Être heureuse

L’histoire d’Emma


Femme qui court le visage rayonnant de joie.

Au commencement de ma dernière année d’études secondaires, je suis devenue anxieuse et déprimée. J’ai fait des analyses médicales qui ont révélé que mon corps ne produisait pas assez de sérotonine et que cela avait un effet négatif sur ma capacité à être heureuse.

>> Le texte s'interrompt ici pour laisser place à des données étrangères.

@@ -206,6 +206,8 @@
   void* mid_out; int ldm;
   void* out; int ldc;
   void* ln_out; int ld_ln; const float* ln_w; const float* ln_b; float* ln_stats; float ln_eps;
+  const void* lnb_x; int ldlx; const float* lnb_stats; const float* lnb_w; float* lnb_dw; float* lnb_db;
+  int in_k;
 } srfrd_mlp2_t;
 SRFRD_API int srfrd_mlp2_tn(const void* A_bf16, int lda, const void* W1_bf16, int ldw1, const void* W2_bf16, int ldw2, int M, int N,
                   const srfrd_mlp2_t* ep, void* stream);
diff --git a/srfrd_b200/_lib.py b/srfrd_b200/_lib.py
--- a/srfrd_b200/_lib.py
+++ b/srfrd_b200/_lib.py
@@ -25,7 +25,8 @@
     _fields_ = [("bias1", vp), ("bias2", vp), ("gate", vp), ("ldg", i32), ("relu1", i32), ("drop1_p", f32), ("drop2_p", f32),
                 ("drop1_stream", u32), ("drop2_stream", u32), ("drop_seed", u64), ("drop_step", vp), ("residual", vp), ("ldr", i32),
                 ("residual_is_a", i32), ("row_ids", vp), ("mid_out", vp), ("ldm", i32), ("out", vp), ("ldc", i32),
-                ("ln_out", vp), ("ld_ln", i32), ("ln_w", vp), ("ln_b", vp), ("ln_stats", vp), ("ln_eps", f32)]
+                ("ln_out", vp), ("ld_ln", i32), ("ln_w", vp), ("ln_b", vp), ("ln_stats", vp), ("ln_eps", f32),
+                ("lnb_x", vp), ("ldlx", i32), ("lnb_stats", vp), ("lnb_w", vp), ("lnb_dw", vp), ("lnb_db", vp), ("in_k", i32)]
 
 
 class PackDesc(C.Structure):
@@ -122,7 +123,7 @@
         fn = getattr(lib, name)
         fn.argtypes = argtypes
         fn.restype = C.c_int
-    if lib.srfrd_abi_version() != 9:
+    if lib.srfrd_abi_version() != 10:
         raise RuntimeError("srfrd_b200: ABI version mismatch between _lib.py and the built library")
     _lib = lib
     return lib
diff --git a/srfrd_b200/csrc/ffn.cu b/srfrd_b200/csrc/ffn.cu
--- a/srfrd_b200/csrc/ffn.cu
+++ b/srfrd_b200/csrc/ffn.cu
@@ -1,4 +1,6 @@
 #include <stdlib.h>
+
+#include <algorithm>
 
 #include "common.cuh"
 #include "srfrd_b200.h"
@@ -24,6 +26,8 @@
   int residual_is_a;
   const int64_t* row_ids;
   const float *ln_w, *ln_b; float* ln_stats; float ln_eps; int has_ln;
+  int lnb;
+  const bf16* lnb_x; int ldlx; const float* lnb_stats; float *lnb_dw, *lnb_db;
 };
 
 __device__ __forceinline__ uint32_t swz_chunk(int r, int j) { return (uint32_t)(r * 128 + ((j ^ (r & 7)) << 4)); }
@@ -39,6 +43,83 @@
   for (int i = 0; i < 4; ++i) { f[2 * i] = __uint_as_float(w[i] << 16); f[2 * i + 1] = __uint_as_float(w[i] & 0xffff0000u); }
 }
 
+__device__ __forceinline__ float warp_transpose_sum16(float (&v)[16], int lane) {
+#pragma unroll
+  for (int o = 8; o > 0; o >>= 1) {
+    const bool up = lane & o;
+#pragma unroll
+    for (int i = 0; i < o; ++i) {
+      const float send = up ? v[i] : v[i + o], keep = up ? v[i + o] : v[i];
+      v[i] = keep + __shfl_xor_sync(0xffffffffu, send, o);
+    }
+  }
+  return v[0] + __shfl_xor_sync(0xffffffffu, v[0], 16);
+}
+
+template <int LPR, int CH, bool ADD>
+__device__ __forceinline__ void ln_bwd_row(uint8_t* sA, const uint8_t* sAdd, const float* slw, float* sdw, float* sdb,
+                                           const MlpParams& p, int r, int lane, int64_t row, bool rok, bool keep) {
+  const float invH = 1.f / (float)p.N;
+  const float2 st = rok ? __ldg(reinterpret_cast<const float2*>(p.lnb_stats + 2 * row)) : make_float2(0.f, 0.f);
+  const float rstd = st.y, nb = -st.x * st.y;
+  const bf16* xrow = p.lnb_x + (rok ? row : 0) * p.ldlx;
+  float psg[LPR], psx[LPR];
+#pragma unroll
+  for (int s = 0; s < LPR; ++s) {
+    float sg = 0.f, sgx = 0.f;
+#pragma unroll
+    for (int ch = 0; ch < CH; ++ch) {
+      const int c = (ch * LPR + s) * 8;
+      if (c >= p.N) continue;
+      float xv[8], dv[8];
+      unpack8_bf16(__ldg(reinterpret_cast<const uint4*>(xrow + c)), xv);
+      unpack8_bf16(*reinterpret_cast<const uint4*>(sA + (c >> 6) * MBLK + swz_chunk(r, (c & 63) >> 3)), dv);
+#pragma unroll
+      for (int j = 0; j < 8; ++j) {
+        const float xh = fmaf(xv[j], rstd, nb);
+        const float g = dv[j] * slw[c + j];
+        sg += g;
+        sgx = fmaf(g, xh, sgx);
+      }
+    }
+    psg[s] = sg; psx[s] = sgx;
+  }
+#pragma unroll
+  for (int o = LPR / 2; o > 0; o >>= 1)
+#pragma unroll
+    for (int s = 0; s < o; ++s) { psg[s] = psg[s] + psg[s + o]; psx[s] = psx[s] + psx[s + o]; }
+  const float sg = psg[0] * invH, sgx = psx[0] * invH;
+  constexpr int NC = LPR * CH * 8;
+#pragma unroll
+  for (int c0 = 0; c0 < NC; c0 += 16) {
+    if (c0 >= p.N) break;
+    float tw[16], tb[16];
+#pragma unroll
+    for (int q = 0; q < 2; ++q) {
+      const int c = c0 + 8 * q;
+      uint8_t* ch = sA + (c >> 6) * MBLK + swz_chunk(r, (c & 63) >> 3);
+      float xv[8], dv[8], av[8], o[8];
+      unpack8_bf16(__ldg(reinterpret_cast<const uint4*>(xrow + c)), xv);
+      unpack8_bf16(*reinterpret_cast<const uint4*>(ch), dv);
+      if (ADD) unpack8_bf16(*reinterpret_cast<const uint4*>(sAdd + (c >> 6) * MBLK + swz_chunk(r, (c & 63) >> 3)), av);
+#pragma unroll
+      for (int j = 0; j < 8; ++j) {
+        const float xh = fmaf(xv[j], rstd, nb);
+        const float u = fmaf(-sgx, xh, fmaf(dv[j], slw[c + j], -sg));
+        o[j] = ADD ? fmaf(rstd, u, av[j]) : rstd * u;
+        tw[8 * q + j] = rok ? dv[j] * xh : 0.f;
+        tb[8 * q + j] = rok ? dv[j] : 0.f;
+      }
+      uint4 pk = make_uint4(pack_bf16x2(o[0], o[1]), pack_bf16x2(o[2], o[3]), pack_bf16x2(o[4], o[5]), pack_bf16x2(o[6], o[7]));
+      if (!keep) pk = make_uint4(0, 0, 0, 0);
+      *reinterpret_cast<uint4*>(ch) = pk;
+    }
+    const float w = warp_transpose_sum16(tw, lane), b = warp_transpose_sum16(tb, lane);
+    if (lane < 16) { atomicAdd(sdw + c0 + lane, w); atomicAdd(sdb + c0 + lane, b); }
+  }
+}
+
+template <int LNB, int LPR, int CH>
 __global__ void __launch_bounds__(MLP_THREADS, 2)
 mlp2_kernel(const __grid_constant__ CUtensorMap tmA, const __grid_constant__ CUtensorMap tmW1,
             const __grid_constant__ CUtensorMap tmW2, const __grid_constant__ CUtensorMap tmMid,
@@ -46,16 +127,18 @@
   extern __shared__ uint8_t smem_raw[];
   uint8_t* smem = reinterpret_cast<uint8_t*>((reinterpret_cast<uintptr_t>(smem_raw) + 1023) & ~uintptr_t(1023));
   const int wblk = (p.N * 128 + 1023) & ~1023;
-  const int ablk = max(p.kb, p.kbk);
+  const int ablk = max(LNB == 2 ? 2 * p.kb : p.kb, p.kbk);
   uint8_t* sW1 = smem;
   uint8_t* sW2 = sW1 + p.kbk * wblk;
   uint8_t* sA = sW2 + (p.single ? 0 : p.kb) * wblk;
   uint8_t* sM = sA + ablk * MBLK;
-  float* sb1 = reinterpret_cast<float*>(sM + p.kb * MBLK);
+  float* sb1 = reinterpret_cast<float*>(sM + (LNB == 2 ? 0 : p.kb) * MBLK);
   float* sb2 = sb1 + 128;
   float* slw = sb2 + 128;
   float* slb = slw + 128;
-  uint64_t* bars = reinterpret_cast<uint64_t*>(slb + 128);
+  float* sdw = slb + 128;
+  float* sdb = sdw + 128;
+  uint64_t* bars = reinterpret_cast<uint64_t*>(slb + (LNB ? 3 : 1) * 128);
   uint64_t *w_full = bars, *a_full = bars + 1, *a_free = bars + 2, *acc1_full = bars + 3, *mid_ready = bars + 4,
            *acc2_full = bars + 5;
   uint32_t* tmem_slot = reinterpret_cast<uint32_t*>(bars + 6);
@@ -76,8 +159,9 @@
   for (int i = threadIdx.x; i < 128; i += blockDim.x) {
     sb1[i] = (p.bias1 && i < p.N) ? __ldg(p.bias1 + i) : 0.f;
     sb2[i] = (p.bias2 && i < p.N) ? __ldg(p.bias2 + i) : 0.f;
-    slw[i] = (p.has_ln && i < p.N) ? __ldg(p.ln_w + i) : 0.f;
+    slw[i] = ((LNB || p.has_ln) && i < p.N) ? __ldg(p.ln_w + i) : 0.f;
     slb[i] = (p.has_ln && i < p.N) ? __ldg(p.ln_b + i) : 0.f;
+    if (LNB) sdw[i] = sdb[i] = 0.f;
   }
   tc_fence_before();
   __syncthreads();
@@ -107,7 +191,15 @@
       if (tile == (int)blockIdx.x) mbar_wait(w_full, 0);
       mbar_wait(a_full, ph);
       tc_fence_after();
-      if (elect_one()) {
+      if (LNB == 2) {
+        if (elect_one()) {
+          const int split = p.N / 16, ksteps = p.K / 16;
+          for (int g = 0; g < ksteps; ++g)
+            umma_bf16(g < split ? tAcc1 : tAcc2, dA + (uint64_t)((g >> 2) * (MBLK >> 4) + 2 * (g & 3)),
+                      dW1 + (uint64_t)((g >> 2) * (wblk >> 4) + 2 * (g & 3)), idesc, g != 0 && g != split);
+          umma_commit(acc2_full);
+        }
+      } else if (elect_one()) {
         for (int kb = 0; kb < p.kbk; ++kb) {
           const int ksteps = min(4, (p.K - kb * 64 + 15) / 16);
           for (int k = 0; k < ksteps; ++k)
@@ -183,6 +275,36 @@
       mbar_wait(acc2_full, ph);
       tc_fence_after();
       float ln_sum = 0.f, ln_sq = 0.f;
+      if (LNB == 2) {
+#pragma unroll
+        for (int c = 0; c < LPR * CH * 8; c += 16) {
+          if (c >= p.N) break;
+          uint32_t raw1[16], raw2[16];
+          tmem_ld16(tAcc1 + lane_off + c, raw1);
+          tmem_ld16(tAcc2 + lane_off + c, raw2);
+          uint4 r0 = make_uint4(0, 0, 0, 0), r1 = r0;
+          if (rok) {
+            const uint4* rp = reinterpret_cast<const uint4*>(p.residual + row * p.ldr + c);
+            r0 = __ldg(rp); r1 = __ldg(rp + 1);
+          }
+          tmem_ld_wait();
+          float v[16], a[16], rv[16];
+          unpack8_bf16(r0, rv); unpack8_bf16(r1, rv + 8);
+#pragma unroll
+          for (int i = 0; i < 16; ++i) { v[i] = __uint_as_float(raw1[i]) + rv[i]; a[i] = __uint_as_float(raw2[i]); }
+          const int j = (c & 63) >> 3;
+          uint8_t* blk = sA + (c >> 6) * MBLK;
+          uint8_t* ablk2 = sA + (p.kb + (c >> 6)) * MBLK;
+          *reinterpret_cast<uint4*>(blk + swz_chunk(r, j)) =
+              make_uint4(pack_bf16x2(v[0], v[1]), pack_bf16x2(v[2], v[3]), pack_bf16x2(v[4], v[5]), pack_bf16x2(v[6], v[7]));
+          *reinterpret_cast<uint4*>(blk + swz_chunk(r, j + 1)) =
+              make_uint4(pack_bf16x2(v[8], v[9]), pack_bf16x2(v[10], v[11]), pack_bf16x2(v[12], v[13]), pack_bf16x2(v[14], v[15]));
+          *reinterpret_cast<uint4*>(ablk2 + swz_chunk(r, j)) =
+              make_uint4(pack_bf16x2(a[0], a[1]), pack_bf16x2(a[2], a[3]), pack_bf16x2(a[4], a[5]), pack_bf16x2(a[6], a[7]));
+          *reinterpret_cast<uint4*>(ablk2 + swz_chunk(r, j + 1)) =
+              make_uint4(pack_bf16x2(a[8], a[9]), pack_bf16x2(a[10], a[11]), pack_bf16x2(a[12], a[13]), pack_bf16x2(a[14], a[15]));
+        }
+      } else
 #pragma unroll 1
       for (int c = 0; c < p.N; c += 16) {
         uint32_t raw[16];
@@ -214,7 +336,7 @@
           if (p.relu2) x = fmaxf(x, 0.f);
           if (p.gate2) x = gv2[i] > 0.f ? x : 0.f;
           x += rv[i];
-          v[i] = x * rowm;
+          v[i] = LNB ? x : x * rowm;
         }
         const uint4 p0 = make_uint4(pack_bf16x2(v[0], v[1]), pack_bf16x2(v[2], v[3]), pack_bf16x2(v[4], v[5]), pack_bf16x2(v[6], v[7]));
         const uint4 p1 = make_uint4(pack_bf16x2(v[8], v[9]), pack_bf16x2(v[10], v[11]), pack_bf16x2(v[12], v[13]), pack_bf16x2(v[14], v[15]));
@@ -228,7 +350,8 @@
         }
       }
       tc_fence_before();
-      if (p.has_ln) {
+      if (LNB) ln_bwd_row<LPR, CH, LNB == 2>(sA, sA + p.kb * MBLK, slw, sdw, sdb, p, r, lane, row, rok, rowm != 0.f);
+      if (!LNB && p.has_ln) {
         if (issuer) asm volatile("cp.async.bulk.wait_group.read 0;" ::: "memory");
         mlp_bar_sync();
         const float invn = 1.f / (float)p.N;
@@ -260,6 +383,10 @@
       }
     }
     if (issuer) asm volatile("cp.async.bulk.wait_group 0;" ::: "memory");
+    if (LNB && (int)blockIdx.x < n_tiles) {
+      mlp_bar_sync();
+      for (int i = threadIdx.x; i < p.N; i += 128) { red_add_f32(p.lnb_dw + i, sdw[i]); red_add_f32(p.lnb_db + i, sdb[i]); }
+    }
   }
   tc_fence_before();
   __syncthreads();
@@ -269,6 +396,30 @@
 }
 
 using namespace srfrd;
+
+template <int LNB, int LPR, int CH>
+static int mlp_launch_k(const MlpParams& p, size_t smem, int64_t grid, cudaStream_t stream, const CUtensorMap& tmA,
+                        const CUtensorMap& tmW1, const CUtensorMap& tmW2, const CUtensorMap& tmMid, const CUtensorMap& tmOut,
+                        const CUtensorMap& tmLn) {
+  static bool attr = false;
+  if (!attr) {
+    SRFRD_CUDA(cudaFuncSetAttribute(mlp2_kernel<LNB, LPR, CH>, cudaFuncAttributeMaxDynamicSharedMemorySize, 200 * 1024));
+    attr = true;
+  }
+  SRFRD_CUDA(launch_pdl(mlp2_kernel<LNB, LPR, CH>, dim3((unsigned)grid), dim3(MLP_THREADS), smem, stream, tmA, tmW1, tmW2, tmMid,
+                        tmOut, tmLn, p));
+  return 0;
+}
+
+template <int LNB>
+static int mlp_launch_lnb(const MlpParams& p, size_t smem, int64_t grid, cudaStream_t stream, const CUtensorMap& tmA,
+                          const CUtensorMap& tmW1, const CUtensorMap& tmW2, const CUtensorMap& tmMid, const CUtensorMap& tmOut,
+                          const CUtensorMap& tmLn) {
+  if (p.N <= 32) return mlp_launch_k<LNB, 4, 1>(p, smem, grid, stream, tmA, tmW1, tmW2, tmMid, tmOut, tmLn);
+  if (p.N <= 64) return mlp_launch_k<LNB, 8, 1>(p, smem, grid, stream, tmA, tmW1, tmW2, tmMid, tmOut, tmLn);
+  if (p.N <= 96) return mlp_launch_k<LNB, 4, 3>(p, smem, grid, stream, tmA, tmW1, tmW2, tmMid, tmOut, tmLn);
+  return mlp_launch_k<LNB, 16, 1>(p, smem, grid, stream, tmA, tmW1, tmW2, tmMid, tmOut, tmLn);
+}
 
 static int mlp_launch(MlpParams& p, const void* A, int lda, const void* W1, int ldw1, const void* W2, int ldw2, void* mid_out,
                       int ldm, void* out, int ldc, void* ln_out, int ld_ln, cudaStream_t stream) {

On m’a prescrit toutes sortes de pilules, liquides et médicaments. J’ai refusé de les prendre parce que j’avais le sentiment que je pouvais me guérir moi-même. Après avoir fait des recherches sur les facteurs agissant sur la production de sérotonine, j’en ai conclus que je devais faire de l’exercice.

Pendant cette période, je ne dormais pas très bien et je me sentais terriblement anxieuse. Pour y remédier, je sortais furtivement la nuit et j’allais courir jusqu’à ce que l’anxiété s’en aille. J’ai commencé à sauter des repas parce que je me sentais trop anxieuse lorsque je restais assise. Pour continuer à bouger, je courais avant, pendant et après l’école ou le travail et au milieu de la nuit. Je ne supportais même pas de rester assise suffisamment longtemps pour lire les Écritures, donc je les écoutais sur mon baladeur MP3 en même temps que je courais.

À environ dix-huit ans, je pouvais passer trois ou quatre jours sans rien manger. Je buvais de l’eau jusqu’à en avoir mal aux reins. Mon corps semblait avoir oublié comment ingurgiter de la nourriture ou des liquides.

En affichant un visage heureux, je pensais que je pouvais tromper le monde et faire croire que j’allais bien. Mais en dehors de mes activités quotidiennes normales, je n'avais pas de vie sociale. Tout ce qui comptait, c’était de rester en mouvement. Courir, c’était comme aller prendre ma dose. Même si j’étais entourée de gens merveilleux, je me sentais seule.

Un de mes professeurs au lycée m’a dit que j’étais trop maigre. Quand j’ai protesté, elle est revenue à la charge en disant que j’étais trop maigre et que c’était laid. Sous le choc, j’ai raconté ce qui s’était passé à une amie. Mais à ma surprise, elle a regardé ses pieds, le mur, partout sauf moi, et a ajouté : « Eh bien, tu es vraiment super maigre ». Je ne l’ai pas crue, et j’ai refusé d’y croire pendant longtemps.

Cependant, un jour j’ai décidé de m’informer sur le poids des personnes en bonne santé et de me peser. J’ai été choquée par ce qu’indiquait la balance. Pour 1 m 55, le poids minimum que j'aurais dû faire tout en étant quand même en bonne santé était de 47,5 kg. La balance indiquait 37 kg. C’est à ce moment-là que j’ai reconnu que j’avais un problème.

Cependant, le processus de guérison n’a pas été facile car il m’a fallu plusieurs années pour atteindre un poids normal et être heureuse de nouveau. J’ai fait des erreurs en cours de route mais il fallait que je comprenne que c’en était assez. Pour réussir à guérir, je me suis soustraite complètement à tout ce qui m’était familier et potentiellement destructeur. J’ai trouvé un nouvel environnement professionnel au sein d’un établissement d’enseignement supérieur situé au milieu de nulle part. C’est là que j’ai découvert comment aller au Christ et me libérer de ma dépendance.

Le changement a débuté lorsque j'ai commencé faire du bénévolat dans une école élémentaire, ce qui, à travers le service, m'a permis de me concentrer sur les autres. J’ai eu aussi un instructeur d’institut qui m’a enseigné comment reconnaître la révélation et comment retrouver la compagnie de l’Esprit. Peu à peu j’ai appris que mon Père céleste m’aime et qu'il veut que je sois heureuse et en bonne santé. Après avoir remis ma vie en ordre en mettant fortement l’accent sur l’obéissance à la Parole de Sagesse, j’ai été en mesure de me forger un témoignage puissant.

Je pense que cette expérience d’anorexie et de dépendance à l’exercice physique a fait de moi une personne plus compatissante parce que je peux mieux comprendre les personnes souffrant de dépendance. Aujourd’hui, je suis mariée et mère d’un merveilleux petit garçon. J’ai retrouvé un poids normal, je fais de l’exercice avec modération, je mange sainement et j’apprends à mon fils à faire de même. J’aime ma vie.